### Work instructions
Go through the records below line by line. Count the lines with "HostWord" and give the count alone.

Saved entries

————————

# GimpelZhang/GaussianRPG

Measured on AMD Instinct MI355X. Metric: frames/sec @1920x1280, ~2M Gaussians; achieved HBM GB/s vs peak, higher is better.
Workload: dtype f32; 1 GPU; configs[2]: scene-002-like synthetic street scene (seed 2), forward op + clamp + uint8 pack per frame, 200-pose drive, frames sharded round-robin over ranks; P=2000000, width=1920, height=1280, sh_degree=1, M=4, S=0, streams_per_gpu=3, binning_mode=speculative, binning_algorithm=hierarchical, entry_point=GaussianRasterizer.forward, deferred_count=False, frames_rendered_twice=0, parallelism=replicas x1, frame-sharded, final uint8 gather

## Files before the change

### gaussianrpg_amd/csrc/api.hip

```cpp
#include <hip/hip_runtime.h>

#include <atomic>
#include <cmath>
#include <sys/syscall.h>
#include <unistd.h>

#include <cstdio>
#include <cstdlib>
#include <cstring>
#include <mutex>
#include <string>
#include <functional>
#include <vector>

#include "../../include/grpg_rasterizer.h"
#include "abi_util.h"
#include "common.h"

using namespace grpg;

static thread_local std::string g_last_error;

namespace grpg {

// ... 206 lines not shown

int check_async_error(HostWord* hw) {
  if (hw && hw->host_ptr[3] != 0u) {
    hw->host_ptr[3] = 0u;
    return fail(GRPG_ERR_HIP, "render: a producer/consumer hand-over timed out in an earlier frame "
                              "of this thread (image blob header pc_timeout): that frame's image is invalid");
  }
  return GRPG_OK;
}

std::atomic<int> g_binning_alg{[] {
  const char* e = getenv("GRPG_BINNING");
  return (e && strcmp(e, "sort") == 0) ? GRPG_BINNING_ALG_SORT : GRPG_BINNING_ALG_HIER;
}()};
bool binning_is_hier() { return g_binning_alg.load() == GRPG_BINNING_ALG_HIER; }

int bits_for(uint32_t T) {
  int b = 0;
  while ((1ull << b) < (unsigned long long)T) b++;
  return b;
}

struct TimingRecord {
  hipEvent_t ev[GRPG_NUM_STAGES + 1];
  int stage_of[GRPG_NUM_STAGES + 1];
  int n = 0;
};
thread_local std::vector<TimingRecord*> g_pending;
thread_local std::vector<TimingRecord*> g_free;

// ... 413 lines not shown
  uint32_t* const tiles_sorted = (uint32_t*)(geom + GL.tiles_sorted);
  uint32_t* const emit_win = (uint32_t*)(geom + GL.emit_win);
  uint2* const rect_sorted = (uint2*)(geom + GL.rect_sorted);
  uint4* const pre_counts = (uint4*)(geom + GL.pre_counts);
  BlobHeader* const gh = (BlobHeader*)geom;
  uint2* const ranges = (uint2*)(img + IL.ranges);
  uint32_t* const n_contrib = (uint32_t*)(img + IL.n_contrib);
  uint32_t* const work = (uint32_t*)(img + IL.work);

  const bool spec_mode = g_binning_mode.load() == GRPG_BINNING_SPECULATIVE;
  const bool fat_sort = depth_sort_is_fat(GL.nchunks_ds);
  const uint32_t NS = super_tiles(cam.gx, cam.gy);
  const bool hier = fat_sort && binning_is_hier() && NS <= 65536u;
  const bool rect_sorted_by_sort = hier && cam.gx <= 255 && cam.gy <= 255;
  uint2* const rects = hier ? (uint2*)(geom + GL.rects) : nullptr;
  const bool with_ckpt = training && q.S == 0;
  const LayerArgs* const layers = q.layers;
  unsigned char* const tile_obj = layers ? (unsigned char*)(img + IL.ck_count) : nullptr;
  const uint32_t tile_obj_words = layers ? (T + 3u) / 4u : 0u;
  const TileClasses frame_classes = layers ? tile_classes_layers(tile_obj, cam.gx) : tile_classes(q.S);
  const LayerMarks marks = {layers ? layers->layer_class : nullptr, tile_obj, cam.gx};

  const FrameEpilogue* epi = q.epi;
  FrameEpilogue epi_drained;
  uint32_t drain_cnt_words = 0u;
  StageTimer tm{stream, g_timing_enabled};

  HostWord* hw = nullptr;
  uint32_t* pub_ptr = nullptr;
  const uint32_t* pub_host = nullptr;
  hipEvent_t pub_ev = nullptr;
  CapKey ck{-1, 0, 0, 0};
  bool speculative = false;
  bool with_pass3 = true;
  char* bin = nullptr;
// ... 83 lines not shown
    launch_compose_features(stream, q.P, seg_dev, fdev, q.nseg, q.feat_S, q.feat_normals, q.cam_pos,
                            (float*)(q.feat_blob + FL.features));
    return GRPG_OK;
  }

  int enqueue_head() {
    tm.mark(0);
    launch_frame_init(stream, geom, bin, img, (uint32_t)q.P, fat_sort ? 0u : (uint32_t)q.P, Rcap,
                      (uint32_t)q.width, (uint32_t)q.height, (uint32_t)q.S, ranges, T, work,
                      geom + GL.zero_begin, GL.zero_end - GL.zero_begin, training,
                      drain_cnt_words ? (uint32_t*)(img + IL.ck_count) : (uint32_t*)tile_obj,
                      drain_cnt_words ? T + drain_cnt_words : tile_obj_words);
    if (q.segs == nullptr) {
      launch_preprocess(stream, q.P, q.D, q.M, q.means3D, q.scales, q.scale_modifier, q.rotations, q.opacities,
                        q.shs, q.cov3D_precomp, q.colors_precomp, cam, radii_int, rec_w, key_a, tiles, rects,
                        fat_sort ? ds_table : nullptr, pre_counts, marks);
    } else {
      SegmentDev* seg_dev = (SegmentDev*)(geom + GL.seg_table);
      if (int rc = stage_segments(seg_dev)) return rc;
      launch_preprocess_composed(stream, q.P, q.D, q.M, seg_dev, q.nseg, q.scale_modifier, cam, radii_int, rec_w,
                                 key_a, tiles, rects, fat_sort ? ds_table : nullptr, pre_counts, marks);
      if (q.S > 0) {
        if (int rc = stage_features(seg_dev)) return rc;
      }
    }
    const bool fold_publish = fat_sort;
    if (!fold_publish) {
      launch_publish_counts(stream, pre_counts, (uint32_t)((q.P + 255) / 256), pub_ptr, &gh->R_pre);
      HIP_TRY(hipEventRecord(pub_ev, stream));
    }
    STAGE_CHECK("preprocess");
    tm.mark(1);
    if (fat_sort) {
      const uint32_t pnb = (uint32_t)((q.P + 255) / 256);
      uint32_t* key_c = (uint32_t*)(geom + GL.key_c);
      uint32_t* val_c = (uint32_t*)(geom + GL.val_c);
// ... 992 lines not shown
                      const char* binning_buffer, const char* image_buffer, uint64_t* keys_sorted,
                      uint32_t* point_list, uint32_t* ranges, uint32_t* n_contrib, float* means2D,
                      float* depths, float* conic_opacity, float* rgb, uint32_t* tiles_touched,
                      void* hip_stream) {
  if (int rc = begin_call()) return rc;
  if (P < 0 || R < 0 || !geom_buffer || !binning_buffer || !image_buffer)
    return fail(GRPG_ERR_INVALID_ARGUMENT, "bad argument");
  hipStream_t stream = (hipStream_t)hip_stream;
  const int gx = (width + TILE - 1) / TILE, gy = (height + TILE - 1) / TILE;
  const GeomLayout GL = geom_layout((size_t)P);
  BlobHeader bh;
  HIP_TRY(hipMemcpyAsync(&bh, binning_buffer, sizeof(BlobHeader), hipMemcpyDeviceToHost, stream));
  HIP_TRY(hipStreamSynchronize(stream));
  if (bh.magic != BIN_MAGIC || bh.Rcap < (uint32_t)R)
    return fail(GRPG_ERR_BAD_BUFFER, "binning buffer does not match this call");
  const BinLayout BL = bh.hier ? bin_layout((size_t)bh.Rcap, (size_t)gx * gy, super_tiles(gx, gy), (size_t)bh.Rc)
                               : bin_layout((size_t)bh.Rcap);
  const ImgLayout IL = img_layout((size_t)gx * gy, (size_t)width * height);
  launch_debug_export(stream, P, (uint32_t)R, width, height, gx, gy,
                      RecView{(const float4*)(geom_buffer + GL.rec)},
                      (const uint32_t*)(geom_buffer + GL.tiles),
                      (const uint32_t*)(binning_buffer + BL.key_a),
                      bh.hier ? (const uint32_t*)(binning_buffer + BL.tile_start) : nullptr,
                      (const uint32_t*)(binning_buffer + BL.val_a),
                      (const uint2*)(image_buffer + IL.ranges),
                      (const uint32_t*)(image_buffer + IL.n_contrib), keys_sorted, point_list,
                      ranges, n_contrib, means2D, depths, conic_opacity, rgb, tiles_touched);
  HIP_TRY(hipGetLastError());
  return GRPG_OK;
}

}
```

————————

### Answer below
2